Ebersole et al. (1997) melaporkan peningkatan kadar CRP pada orang dewasa dengan periodontitis

Page 2: Jurnal SLE gilut

dibandingkan dengan kontrol yang sehat, dengan tingkat yang lebih tinggi ditemukan pada mereka

dengan penyakit periodontal yang lebih agresif. Loss et al. (2000) juga menemukan kadar CRP lebih

tinggi pada mereka dengan periodontitis umum dibandingkan dengan mereka dengan periodontitis

lokal. Yang terakhir ini juga memiliki tingkat lebih tinggi dari kontrol yang sehat. Korelasi yang signifikan

antara kadar CRP serum dan perluasan dan keparahan penyakit periodontal juga dilaporkan oleh Slade

et al. (2000), D'Aiuto et al. (2004), Dye et al. (2005) dan Pitiphat et al. (2008).

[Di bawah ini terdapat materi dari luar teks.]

+template <bool INV> __device__ __forceinline__ void dft64(cf* v) {
+    cf y[8][8];
+#pragma unroll
+    for (int a = 0; a < 8; ++a) {
+        cf t[8];
+#pragma unroll
+        for (int b = 0; b < 8; ++b) t[b] = v[a + 8 * b];
+        dft8<INV>(t);
+#pragma unroll
+        for (int c = 0; c < 8; ++c) y[a][c] = t[c];
+    }
+#pragma unroll
+    for (int a = 1; a < 8; ++a)
+#pragma unroll
+        for (int c = 1; c < 8; ++c) y[a][c] = mul_w128<INV>(y[a][c], 2 * a * c);
+#pragma unroll
+    for (int c = 0; c < 8; ++c) {
+        cf t[8];
+#pragma unroll
+        for (int a = 0; a < 8; ++a) t[a] = y[a][c];
+        dft8<INV>(t);
+#pragma unroll
+        for (int d = 0; d < 8; ++d) v[c + 8 * d] = t[d];
+    }
+}
+
+__device__ __forceinline__ void swap_pairs(cf* v) {
+#pragma unroll
+    for (int p = 0; p < 32; ++p) {
+        auto rx = __builtin_amdgcn_permlane32_swap(__float_as_uint(v[2 * p].x), __float_as_uint(v[2 * p + 1].x), false, false);
+        auto ry = __builtin_amdgcn_permlane32_swap(__float_as_uint(v[2 * p].y), __float_as_uint(v[2 * p + 1].y), false, false);
+        v[2 * p] = make_float2(__uint_as_float(rx[0]), __uint_as_float(ry[0]));
+        v[2 * p + 1] = make_float2(__uint_as_float(rx[1]), __uint_as_float(ry[1]));
+    }
+}
+
+template <bool INV> __device__ __forceinline__ void fft128_wave(cf* v, bool h) {
+    swap_pairs(v);
+#pragma unroll
+    for (int p = 0; p < 32; ++p) {
+        const cf s = cadd(v[2 * p], v[2 * p + 1]);
+        const cf d = csub(v[2 * p], v[2 * p + 1]);
+        const int j0 = 2 * p, j1 = 2 * p + 1;
+        const float wc = h ? cos128(j1) : cos128(j0);
+        const float ws = h ? sin128(j1) : sin128(j0);
+        v[2 * p] = s;
+        v[2 * p + 1] = cmul(d, make_float2(wc, INV ? ws : -ws));
+    }
+    swap_pairs(v);
+    dft64<INV>(v);
+}
+
+__device__ __forceinline__ double readlane_d(double x, int l) {
+    const long long b = __double_as_longlong(x);
+    const unsigned lo = __builtin_amdgcn_readlane((unsigned)b, l), hi = __builtin_amdgcn_readlane((unsigned)(b >> 32), l);
+    return __longlong_as_double((long long)(((unsigned long long)hi << 32) | lo));
+}
+__device__ __forceinline__ double2 readlane_d2(double2 x, int l) { return make_double2(readlane_d(x.x, l), readlane_d(x.y, l)); }
+
+}
+
+template <bool INV, int EPI, bool NT, int WPB>
+__global__ __launch_bounds__(64 * WPB) __attribute__((amdgpu_waves_per_eu(2))) void az_wave_kernel(AzArgs a) {
+    constexpr int H = 64;
+    const int lane = threadIdx.x & 63;
+    const int wave = threadIdx.x >> 6;
+    const bool h = lane >= 32;
+    const int col = (blockIdx.x * WPB + wave) * 32 + (lane & 31);
+    const int q = blockIdx.y + a.q0;
+    const size_t n_rg = (size_t)a.n_rg;
+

Meskipun tidak signifikan secara statistik, korelasi negatif ditemukan antara kadar CRP serum

dan frekuensi situs dengan kedalaman probing bawah 4 mm dan korelasi positif antara kadar CRP serum

dan frekuensi situs dengan kedalaman probing sama dengan atau di atas 4 mm. Pengamatan ini

menunjukkan hubungan antara status dan serum CRP tingkat periodontal: sebagai tingkat CRP serum

meningkatkan status periodontal memburuk dengan pengurangan frekuensi situs dengan kedalaman

probing bawah 4 mm dan peningkatan frekuensi situs dengan kedalaman probing sama atau lebih 4

mm.

Kami tidak dapat menemukan studi setiap kemungkinan hubungan antara status periodontal

dan aktivitas penyakit SLE pada orang dewasa. Sebuah studi remaja dengan remaja SLE tidak

menemukan hubungan antara periodontal kedalaman probing dan aktivitas penyakit SLE. Demikian

juga, kita tidak bisa menemukan hubungan yang signifikan secara statistik antara status periodontal dan

aktivitas penyakit SLE yang ditetapkan oleh SLEDAI. Selain itu, ketika komponen SLEDAI secara individual

dianalisis, hanya tingkat C3 disajikan korelasi negatif yang signifikan secara statistik dengan frekuensi

situs dengan plak bakteri terlihat. Korelasi ini menunjukkan bahwa sebagai jumlah meningkat plak

bakteri, kadar C3 serum menurun, sebuah temuan yang mungkin berkaitan dengan C3 memakan

inflamasi sistemik. Meskipun tidak signifikan secara statistik, korelasi negatif antara skor SLEDAI dan

frekuensi situs dengan kedalaman probing bawah 4 mm dan korelasi positif antara skor SLEDAI dan

frekuensi situs dengan kedalaman sama dengan atau lebih dari 4 mm ditemukan. Pengamatan ini

menunjukkan hubungan antara status periodontal dan aktivitas penyakit SLE. Jika SLEDAI skor

meningkat (dan SLE menjadi lebih parah) frekuensi situs dengan kedalaman di bawah 4 mm menurun,

dan frekuensi mereka dengan kedalaman sama dengan atau di atas 4 mm meningkat, menunjukkan

bahwa penyakit periodontal juga menjadi lebih parah.

Kurangnya hubungan yang signifikan secara statistik antara variabel-variabel yang dianalisis

mungkin karena status periodontal yang tidak cukup parah untuk menghasilkan efek sistemik yang

relevan dalam populasi kami. Namun, data dari penelitian ini menunjukkan hubungan antara status

periodontal dan aktivitas penyakit SLE, dan antara status dan serum CRP tingkat periodontal.